To address the above challenges, this paper proposes a detection framework, termed MPI-DETR, based on multi-granularity prompting and intensity guidance. Unlike other general-purpose models, MPI-DETR abandons the spatial scanning strategy that relies on geometric neighborhoods and instead constructs an intensity ranking mechanism based on magnitude responses. At the same time, it breaks through the limitations of linear addition that lacks semantic interaction and adopts a semantics-driven prompt retrieval strategy, thereby effectively improving detection accuracy for low-altitude UAV images. Specifically, MPI-DETR consists of three core components. First, a Dual-Stream Ranked Self-Attention (DRSA) module is designed, which maps features into an ordered intensity sequence domain through an intensity reordering strategy. This not only reduces the computational complexity to linear scale, but also enables the model to transcend spatial distance and directly cluster and enhance objects according to their intrinsic physical attributes, such as intensity responses. Second, to address noise interference in the feature flow, we propose a Bilateral Tanh Gating and Cosine Attention Feature Alignment Module (BTC-FAM), which employs a Tanh gating mechanism to construct bounded residuals and dynamically filters high-amplitude background impulse noise during feature transmission. In addition, to resolve the challenge of cross-level feature alignment, we construct a Prompt-Driven Multi-Grain Fusion Module (PMGF). This module treats deep encoded features as “global semantic prompts” and actively retrieves and “activates” small-object textures overlooked by the backbone network in a multi-granularity space, thereby achieving precise complementarity between deep semantics and shallow details.
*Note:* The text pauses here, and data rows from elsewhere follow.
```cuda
extern "C" int df_linear_fwd(df_comm_t comm, const void* a, const void* w, const void* bias, const void* residual, void* out,
                             int64_t M, int N, int K, int64_t lda, int64_t ldw, int64_t ldr, int64_t ldo, int epilogue,
                             int geglu_block, int publish, int pub_col0, int idx, uint32_t peer_mask, uint64_t tensor_off,
                             uint64_t slot_bytes, int max_ctas, void* stream) {
  DF_REQUIRE(epilogue == EPI_PLAIN || epilogue == EPI_GEGLU, "df_linear_fwd: unknown epilogue %d", epilogue);
  DF_REQUIRE(df_linear_supported(M, N, K, epilogue), "df_linear_fwd: unsupported shape M=%lld N=%d K=%d (N %% 8, K %% 64%s)",
             (long long)M, N, K, epilogue == EPI_GEGLU ? ", GEGLU: N % 256" : "");
  DF_REQUIRE(((uintptr_t)a % 16) == 0 && ((uintptr_t)w % 16) == 0 && ((uintptr_t)out % 16) == 0 && ((uintptr_t)bias % 16) == 0 &&
                 ((uintptr_t)residual % 16) == 0 && lda % 8 == 0 && ldw % 8 == 0 && ldo % 8 == 0 && ldr % 8 == 0,
             "df_linear_fwd: operands must be 16-byte aligned with pitches multiple of 8");
  DF_REQUIRE(!(publish && epilogue != EPI_PLAIN), "df_linear_fwd: publication is a plain-epilogue feature");
  LinearArgs args;
  memset(&args, 0, sizeof(args));
  args.bias = (const __half*)bias; args.residual = (const __half*)residual; args.out = (__half*)out;
  args.M = M; args.N = N; args.K = K; args.ldr = ldr; args.ldo = ldo;
  const int sms = sm_count();
  const int cap = max_ctas > 0 ? max_ctas : sms;
  int bn = pick_bn(M, N, epilogue, epilogue == EPI_GEGLU ? sms : cap);
  if (epilogue == EPI_GEGLU && geglu_block > 0) {
    DF_REQUIRE(geglu_block == 80 || geglu_block == 128, "df_linear_fwd: geglu_block must be 80 or 128");
    bn = 2 * geglu_block;
    DF_REQUIRE(N % bn == 0, "df_linear_fwd: interleave block %d does not tile N=%d", geglu_block, N);
  }
  args.tiles_m = (int)((M + BM - 1) / BM);
  args.tiles_n = (N + bn - 1) / bn;
  args.publish = publish && peer_mask != 0;
  args.comm = comm;
  if (args.publish) {
    DF_REQUIRE(pub_col0 >= 0 && pub_col0 < N && pub_col0 % 8 == 0, "df_linear_fwd: bad pub_col0");
    DF_REQUIRE(tensor_off % 16 == 0 && slot_bytes % 16 == 0, "df_linear_fwd: slots must be 16-byte aligned");
    args.pub_col0 = pub_col0; args.pub_cols = N - pub_col0; args.idx = idx; args.peer_mask = peer_mask;
    args.tensor_off = tensor_off; args.slot_bytes = slot_bytes;
    DF_REQUIRE((uint64_t)M * args.pub_cols * 2 <= slot_bytes, "df_linear_fwd: published columns larger than the slot");
  }
  int ctas = args.tiles_m * args.tiles_n;
  if (ctas > cap) ctas = cap;
  if (ctas < 1) ctas = 1;
  CUtensorMap ta, tw;
  if (int rc = make_map2d(&ta, a, M, K, lda, BM)) return rc;
  if (int rc = make_map2d(&tw, w, N, K, ldw, bn)) return rc;
  cudaStream_t st = (cudaStream_t)stream;
  if (epilogue == EPI_GEGLU) {
    if (bn == 160) return launch_linear<EPI_GEGLU, 160>(ta, tw, args, ctas, st);
    return launch_linear<EPI_GEGLU, 256>(ta, tw, args, ctas, st);
  }
  if (bn == 160) return launch_linear<EPI_PLAIN, 160>(ta, tw, args, ctas, st);
  return launch_linear<EPI_PLAIN, 256>(ta, tw, args, ctas, st);
}

namespace {
constexpr int ZC_BN = 160;

struct ZeroConvProblem {
  const __half* bias;
  __half* out;
  int M, N, tiles_m, tile0, kblocks;
};

struct ZeroConvArgs {
  CUtensorMap a[DF_ZERO_CONV_MAX_PROBLEMS], w[DF_ZERO_CONV_MAX_PROBLEMS];
  ZeroConvProblem p[DF_ZERO_CONV_MAX_PROBLEMS];
  const float* scale;
  int nproblems, ntiles;
};
static_assert(sizeof(ZeroConvArgs) <= 4096, "the problem list must fit the 4 KiB kernel parameter space");

__device__ __forceinline__ int zc_problem(const ZeroConvArgs& z, int tile) {
  int q = 0;
  while (q + 1 < z.nproblems && tile >= z.p[q + 1].tile0) ++q;
  return q;
}

__global__ void __launch_bounds__(NTHREADS_ZC, 1) zero_conv_kernel(const __grid_constant__ ZeroConvArgs z) {
  constexpr int BN = ZC_BN;
  constexpr int STAGES = Stages<BN>::value;
  using Smem = SmemT<BN>;
  extern __shared__ __align__(1024) uint8_t smem_raw[];
  Smem& sm = *reinterpret_cast<Smem*>(smem_raw);
  if ((smem_u32(smem_raw) & 1023u) != 0) __trap();
  const int warp = threadIdx.x >> 5, lane = threadIdx.x & 31;

  if (threadIdx.x == 0) {
    for (int s = 0; s < STAGES; ++s) { mbar_init(&sm.full[s], 1); mbar_init(&sm.empty[s], NCONSUMER_WARPS); }
    asm volatile("fence.mbarrier_init.release.cluster;" ::: "memory");
  }
  __syncthreads();

  if (warp == NCONSUMER_WARPS) {
    if (lane == 0) {
      uint32_t stage = 0, phase = 0;
      for (int tile = blockIdx.x; tile < z.ntiles; tile += gridDim.x) {
        const int q = zc_problem(z, tile);
        const ZeroConvProblem& p = z.p[q];
        const int t = tile - p.tile0;
        load_tile<BN>(sm, &z.a[q], &z.w[q], t % p.tiles_m, t / p.tiles_m, p.kblocks, stage, phase);
      }
    }
  } else {
    const int wg = warp >> 2;
    const int c4 = lane & 3;
    const int rloc = wg * 64 + (warp & 3) * 16 + (lane >> 2);
    const float scale = *z.scale;
    uint32_t stage = 0, phase = 0;
    float acc[BN / 2];
    for (int tile = blockIdx.x; tile < z.ntiles; tile += gridDim.x) {
      const ZeroConvProblem& p = z.p[zc_problem(z, tile)];
      const int t = tile - p.tile0;
      const int tm = t % p.tiles_m, tn = t / p.tiles_m;
      mma_tile<BN>(sm, acc, wg, lane, p.kblocks, stage, phase);
#pragma unroll
      for (int h = 0; h < 2; ++h) {
        const int64_t grow = (int64_t)tm * BM + rloc + 8 * h;
        if (grow >= p.M) continue;
        const int col0 = tn * BN;
        __half* dst = p.out + grow * p.N + col0;
#pragma unroll
        for (int i = 0; i < BN / 8; ++i) {
          const int c = 8 * i + 2 * c4;
          const int col = col0 + c;
          if (col >= p.N) continue;
          float2 f = make_float2(acc[4 * i + 2 * h], acc[4 * i + 2 * h + 1]);
          if (p.bias) { const float2 bb = ld_h2f(p.bias + col); f.x += bb.x; f.y += bb.y; }
          const float2 r = __half22float2(__floats2half2_rn(f.x, f.y));
          *reinterpret_cast<__half2*>(dst + c) = __floats2half2_rn(r.x * scale, r.y * scale);
        }
      }
    }
  }
}
}

extern "C" int df_controlnet_zero_convs(int nproblems, const void* const* x_host, const void* const* w_host,
                                        const void* const* bias_host, void* const* out_host, const int64_t* m_host,
                                        const int32_t* n_host, const int32_t* k_host, const float* scale, int max_ctas,
                                        void* stream) {
  DF_REQUIRE(nproblems >= 1 && nproblems <= DF_ZERO_CONV_MAX_PROBLEMS, "df_controlnet_zero_convs: %d problems (1..%d)",
             nproblems, DF_ZERO_CONV_MAX_PROBLEMS);
  DF_REQUIRE(x_host && w_host && out_host && m_host && n_host && k_host && scale, "df_controlnet_zero_convs: null argument");
  DF_REQUIRE(((uintptr_t)scale % 4) == 0, "df_controlnet_zero_convs: scale must be a 4-byte aligned fp32");
  ZeroConvArgs z;
  memset(&z, 0, sizeof(z));
  int ntiles = 0;
  for (int i = 0; i < nproblems; ++i) {
    const int64_t M = m_host[i];
    const int N = n_host[i], K = k_host[i];
    const void* bias = bias_host ? bias_host[i] : nullptr;
    DF_REQUIRE(M >= 1 && M <= INT32_MAX && N >= 8 && N % 8 == 0 && K >= 8 && K % 8 == 0,
               "df_controlnet_zero_convs: problem %d has unsupported shape M=%lld N=%d K=%d (N %% 8, K %% 8)", i,
               (long long)M, N, K);
    DF_REQUIRE(x_host[i] && w_host[i] && out_host[i] && ((uintptr_t)x_host[i] % 16) == 0 &&
                   ((uintptr_t)w_host[i] % 16) == 0 && ((uintptr_t)out_host[i] % 16) == 0 && ((uintptr_t)bias % 16) == 0,
               "df_controlnet_zero_convs: problem %d: operands must be non-null and 16-byte aligned", i);
    if (int rc = make_map2d(&z.a[i], x_host[i], M, K, K, BM)) return rc;
    if (int rc = make_map2d(&z.w[i], w_host[i], N, K, K, ZC_BN)) return rc;
    ZeroConvProblem& p = z.p[i];
    p.bias = (const __half*)bias; p.out = (__half*)out_host[i];
    p.M = (int)M; p.N = N; p.kblocks = (K + BK - 1) / BK;
    p.tiles_m = (int)((M + BM - 1) / BM);
    p.tile0 = ntiles;
    const int64_t t = (int64_t)p.tiles_m * ((N + ZC_BN - 1) / ZC_BN);
    DF_REQUIRE(ntiles + t <= INT32_MAX, "df_controlnet_zero_convs: too many tiles");
    ntiles += (int)t;
  }
  z.scale = scale; z.nproblems = nproblems; z.ntiles = ntiles;
  const int cap = max_ctas > 0 ? max_ctas : sm_count();
  const int ctas = ntiles < cap ? ntiles : cap;
  static bool attr_set = false;
  if (!attr_set) {
    DF_CHECK_CUDA(cudaFuncSetAttribute(zero_conv_kernel, cudaFuncAttributeMaxDynamicSharedMemorySize, (int)sizeof(SmemT<ZC_BN>)));
    attr_set = true;
  }
  zero_conv_kernel<<<ctas, NTHREADS_ZC, sizeof(SmemT<ZC_BN>), (cudaStream_t)stream>>>(z);
  DF_CHECK_LAUNCH();
  return 0;
}
```

distrifuser_b200/csrc/tc_ptx.cuh:

```cuda
#pragma once
#include <cuda.h>

#include "common.cuh"

namespace df {
namespace tc {

__device__ __forceinline__ uint32_t smem_u32(const void* p) { return (uint32_t)__cvta_generic_to_shared(p); }

__device__ __forceinline__ void mbar_init(uint64_t* bar, uint32_t count) {
  asm volatile("mbarrier.init.shared::cta.b64 [%0], %1;" ::"r"(smem_u32(bar)), "r"(count));
}
__device__ __forceinline__ void mbar_expect_tx(uint64_t* bar, uint32_t bytes) {
  asm volatile("mbarrier.arrive.expect_tx.shared::cta.b64 _, [%0], %1;" ::"r"(smem_u32(bar)), "r"(bytes) : "memory");
}
__device__ __forceinline__ void mbar_arrive(uint32_t bar_addr) {
  asm volatile("mbarrier.arrive.shared::cta.b64 _, [%0];" ::"r"(bar_addr) : "memory");
}
__device__ __forceinline__ void mbar_arrive(uint64_t* bar) { mbar_arrive(smem_u32(bar)); }
constexpr uint32_t kTryWaitHintNs = 200000u;
__device__ __forceinline__ bool mbar_try(uint32_t bar_addr, uint32_t parity) {
  uint32_t ok;
  asm volatile(
      "{\n\t.reg .pred p;\n\t"
      "mbarrier.try_wait.parity.shared::cta.b64 p, [%1], %2, %3;\n\t"
      "selp.u32 %0, 1, 0, p;\n\t}"
      : "=r"(ok)
      : "r"(bar_addr), "r"(parity), "r"(kTryWaitHintNs)
      : "memory");
  return ok != 0;
}
__device__ __forceinline__ bool mbar_try(uint64_t* bar, uint32_t parity) { return mbar_try(smem_u32(bar), parity); }
__device__ __forceinline__ void mbar_wait(uint32_t bar, uint32_t parity) {
  if (mbar_try(bar, parity)) return;
  uint32_t polls = 0;
  uint64_t t0 = 0;
  while (!mbar_try(bar, parity)) {
    if ((++polls & 0x3FFu) == 0) {
      const uint64_t now = globaltimer_ns();
      if (t0 == 0) t0 = now;
      else if (now - t0 > 10000000000ull) {
#ifdef DF_MBAR_DEBUG
        printf("distrifuser_b200: mbarrier timeout (block %d,%d,%d thread %d bar@%u parity %u)\n", blockIdx.x, blockIdx.y, blockIdx.z,
               threadIdx.x, bar, parity);
#endif
        __trap();
      }
    }
  }
}

__device__ __forceinline__ void mbar_wait(uint64_t* bar, uint32_t parity) { mbar_wait(smem_u32(bar), parity); }

__device__ __forceinline__ void tma_load_4d(void* dst, const void* tmap, uint64_t* bar, int c0, int c1, int c2, int c3) {
  asm volatile(
      "cp.async.bulk.tensor.4d.shared::cluster.global.mbarrier::complete_tx::bytes [%0], [%1, {%3, %4, %5, %6}], [%2];"
      ::"r"(smem_u32(dst)), "l"((uint64_t)tmap), "r"(smem_u32(bar)), "r"(c0), "r"(c1), "r"(c2), "r"(c3)
      : "memory");
}
__device__ __forceinline__ void tma_load_2d(void* dst, const void* tmap, uint64_t* bar, int c0, int c1) {
  asm volatile(
      "cp.async.bulk.tensor.2d.shared::cluster.global.mbarrier::complete_tx::bytes [%0], [%1, {%3, %4}], [%2];"
      ::"r"(smem_u32(dst)), "l"((uint64_t)tmap), "r"(smem_u32(bar)), "r"(c0), "r"(c1)
      : "memory");
}
__device__ __forceinline__ void prefetch_tmap(const void* tmap) {
  asm volatile("prefetch.tensormap [%0];" ::"l"((uint64_t)tmap) : "memory");
}

__device__ __forceinline__ uint64_t smem_desc(uint32_t addr, uint32_t lbo_bytes, uint32_t sbo_bytes) {
  return (uint64_t)((addr & 0x3FFFFu) >> 4) | ((uint64_t)((lbo_bytes >> 4) & 0x3FFFu) << 16) |
         ((uint64_t)((sbo_bytes >> 4) & 0x3FFFu) << 32) | (1ull << 62);
}
__device__ __forceinline__ void wgmma_fence() { asm volatile("wgmma.fence.sync.aligned;" ::: "memory"); }
__device__ __forceinline__ void wgmma_commit() { asm volatile("wgmma.commit_group.sync.aligned;" ::: "memory"); }
template <int N>
__device__ __forceinline__ void wgmma_wait() { asm volatile("wgmma.wait_group.sync.aligned %0;" ::"n"(N) : "memory"); }
template <int N>
__device__ __forceinline__ void setmaxnreg_dec() { asm volatile("setmaxnreg.dec.sync.aligned.u32 %0;" ::"n"(N)); }
template <int N>
__device__ __forceinline__ void setmaxnreg_inc() { asm volatile("setmaxnreg.inc.sync.aligned.u32 %0;" ::"n"(N)); }
template <int ID, int COUNT>
__device__ __forceinline__ void named_bar_sync() { asm volatile("bar.sync %0, %1;" ::"n"(ID), "n"(COUNT) : "memory"); }
template <int ID, int COUNT>
__device__ __forceinline__ void named_bar_arrive() { asm volatile("bar.arrive %0, %1;" ::"n"(ID), "n"(COUNT) : "memory"); }
template <int N>
__device__ __forceinline__ void fence_regs(float* d) {
#pragma unroll
  for (int i = 0; i < N; ++i) asm volatile("" : "+f"(d[i])::"memory");
}

__device__ __forceinline__ void wgmma_ss_n64(float* d, uint64_t a_desc, uint64_t b_desc, uint32_t accumulate) {
  asm volatile(
      "{\n\t.reg .pred p;\n\tsetp.ne.b32 p, %34, 0;\n\t"
      "wgmma.mma_async.sync.aligned.m64n64k16.f32.f16.f16 {%0, %1, %2, %3, %4, %5, %6, %7, %8, %9, %10, %11, %12, %13, %14, %15, %16, %17, %18, %19, %20, %21, %22, %23, %24, %25, %26, %27, %28, %29, %30, %31}, %32, %33, p, 1, 1, 0, 0;\n\t}"
      : "+f"(d[0]), "+f"(d[1]), "+f"(d[2]), "+f"(d[3]), "+f"(d[4]), "+f"(d[5]), "+f"(d[6]), "+f"(d[7]), "+f"(d[8]), "+f"(d[9]), "+f"(d[10]), "+f"(d[11]), "+f"(d[12]), "+f"(d[13]), "+f"(d[14]), "+f"(d[15]), "+f"(d[16]), "+f"(d[17]), "+f"(d[18]), "+f"(d[19]), "+f"(d[20]), "+f"(d[21]), "+f"(d[22]), "+f"(d[23]), "+f"(d[24]), "+f"(d[25]), "+f"(d[26]), "+f"(d[27]), "+f"(d[28]), "+f"(d[29]), "+f"(d[30]), "+f"(d[31])
      : "l"(a_desc), "l"(b_desc), "r"(accumulate));
}
__device__ __forceinline__ void wgmma_ss_n128(float* d, uint64_t a_desc, uint64_t b_desc, uint32_t accumulate) {
  asm volatile(
      "{\n\t.reg .pred p;\n\tsetp.ne.b32 p, %66, 0;\n\t"
      "wgmma.mma_async.sync.aligned.m64n128k16.f32.f16.f16 {%0, %1, %2, %3, %4, %5, %6, %7, %8, %9, %10, %11, %12, %13, %14, %15, %16, %17, %18, %19, %20, %21, %22, %23, %24, %25, %26, %27, %28, %29, %30, %31, %32, %33, %34, %35, %36, %37, %38, %39, %40, %41, %42, %43, %44, %45, %46, %47, %48, %49, %50, %51, %52, %53, %54, %55, %56, %57, %58, %59, %60, %61, %62, %63}, %64, %65, p, 1, 1, 0, 0;\n\t}"
      : "+f"(d[0]), "+f"(d[1]), "+f"(d[2]), "+f"(d[3]), "+f"(d[4]), "+f"(d[5]), "+f"(d[6]), "+f"(d[7]), "+f"(d[8]), "+f"(d[9]), "+f"(d[10]), "+f"(d[11]), "+f"(d[12]), "+f"(d[13]), "+f"(d[14]), "+f"(d[15]), "+f"(d[16]), "+f"(d[17]), "+f"(d[18]), "+f"(d[19]), "+f"(d[20]), "+f"(d[21]), "+f"(d[22]), "+f"(d[23]), "+f"(d[24]), "+f"(d[25]), "+f"(d[26]), "+f"(d[27]), "+f"(d[28]), "+f"(d[29]), "+f"(d[30]), "+f"(d[31]), "+f"(d[32]), "+f"(d[33]), "+f"(d[34]), "+f"(d[35]), "+f"(d[36]), "+f"(d[37]), "+f"(d[38]), "+f"(d[39]), "+f"(d[40]), "+f"(d[41]), "+f"(d[42]), "+f"(d[43]), "+f"(d[44]), "+f"(d[45]), "+f"(d[46]), "+f"(d[47]), "+f"(d[48]), "+f"(d[49]), "+f"(d[50]), "+f"(d[51]), "+f"(d[52]), "+f"(d[53]), "+f"(d[54]), "+f"(d[55]), "+f"(d[56]), "+f"(d[57]), "+f"(d[58]), "+f"(d[59]), "+f"(d[60]), "+f"(d[61]), "+f"(d[62]), "+f"(d[63])
      : "l"(a_desc), "l"(b_desc), "r"(accumulate));
}
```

The main contributions of this paper are summarized as follows:

• We propose MPI-DETR, an end-to-end detection framework specifically designed for small-object detection in UAV remote sensing images. By incorporating intensity guidance and prompt learning mechanisms, the framework effectively alleviates the challenges posed by background clutter interference and the spatially scattered distribution of targets.
• We design the DRSA module, which overcomes the limitations of conventional spatial attention by introducing an intensity reordering strategy and a dual-stream interaction mechanism, thereby enabling efficient global aggregation of features from spatially dispersed targets.
• We propose the BTC-FAM and PMGF modules, which reconstruct the pathways of feature encoding and fusion from the perspectives of noise suppression and cross-level feature alignment, respectively, enhancing the model’s ability to perceive weak target signals.

2. Related Works

2.1. Object Detection in UAV Imagery

Object detection in UAV imagery is closely related to weak target perception in remote sensing scenarios, where targets often exhibit small spatial extent, ambiguous appearance, and strong background interference. In this context, several infrared and hyperspectral target perception studies have provided useful insights into robust appearance representation and background suppression. Zhao et al. [12] improved appearance modeling for infrared target tracking, showing the importance of discriminative target representation under low-contrast conditions. Recent hyperspectral video tracking methods further explored spectral-spatial angle mapping and state-aware template updating [13], spectral difference matching reduction and deep spectral target perception [14], as well as band correlation grouping and spatial-spectral information interaction [15]. In addition, local sub-block contrast and spatial-spectral gradient feature fusion have also been investigated for hyperspectral anomaly detection [16], indicating that spatial-spectral feature enhancement is valuable for identifying weak targets in complex remote sensing scenes. These studies suggest that fine-grained feature representation, background suppression, and cross-region feature interaction are essential for detecting small objects in UAV images.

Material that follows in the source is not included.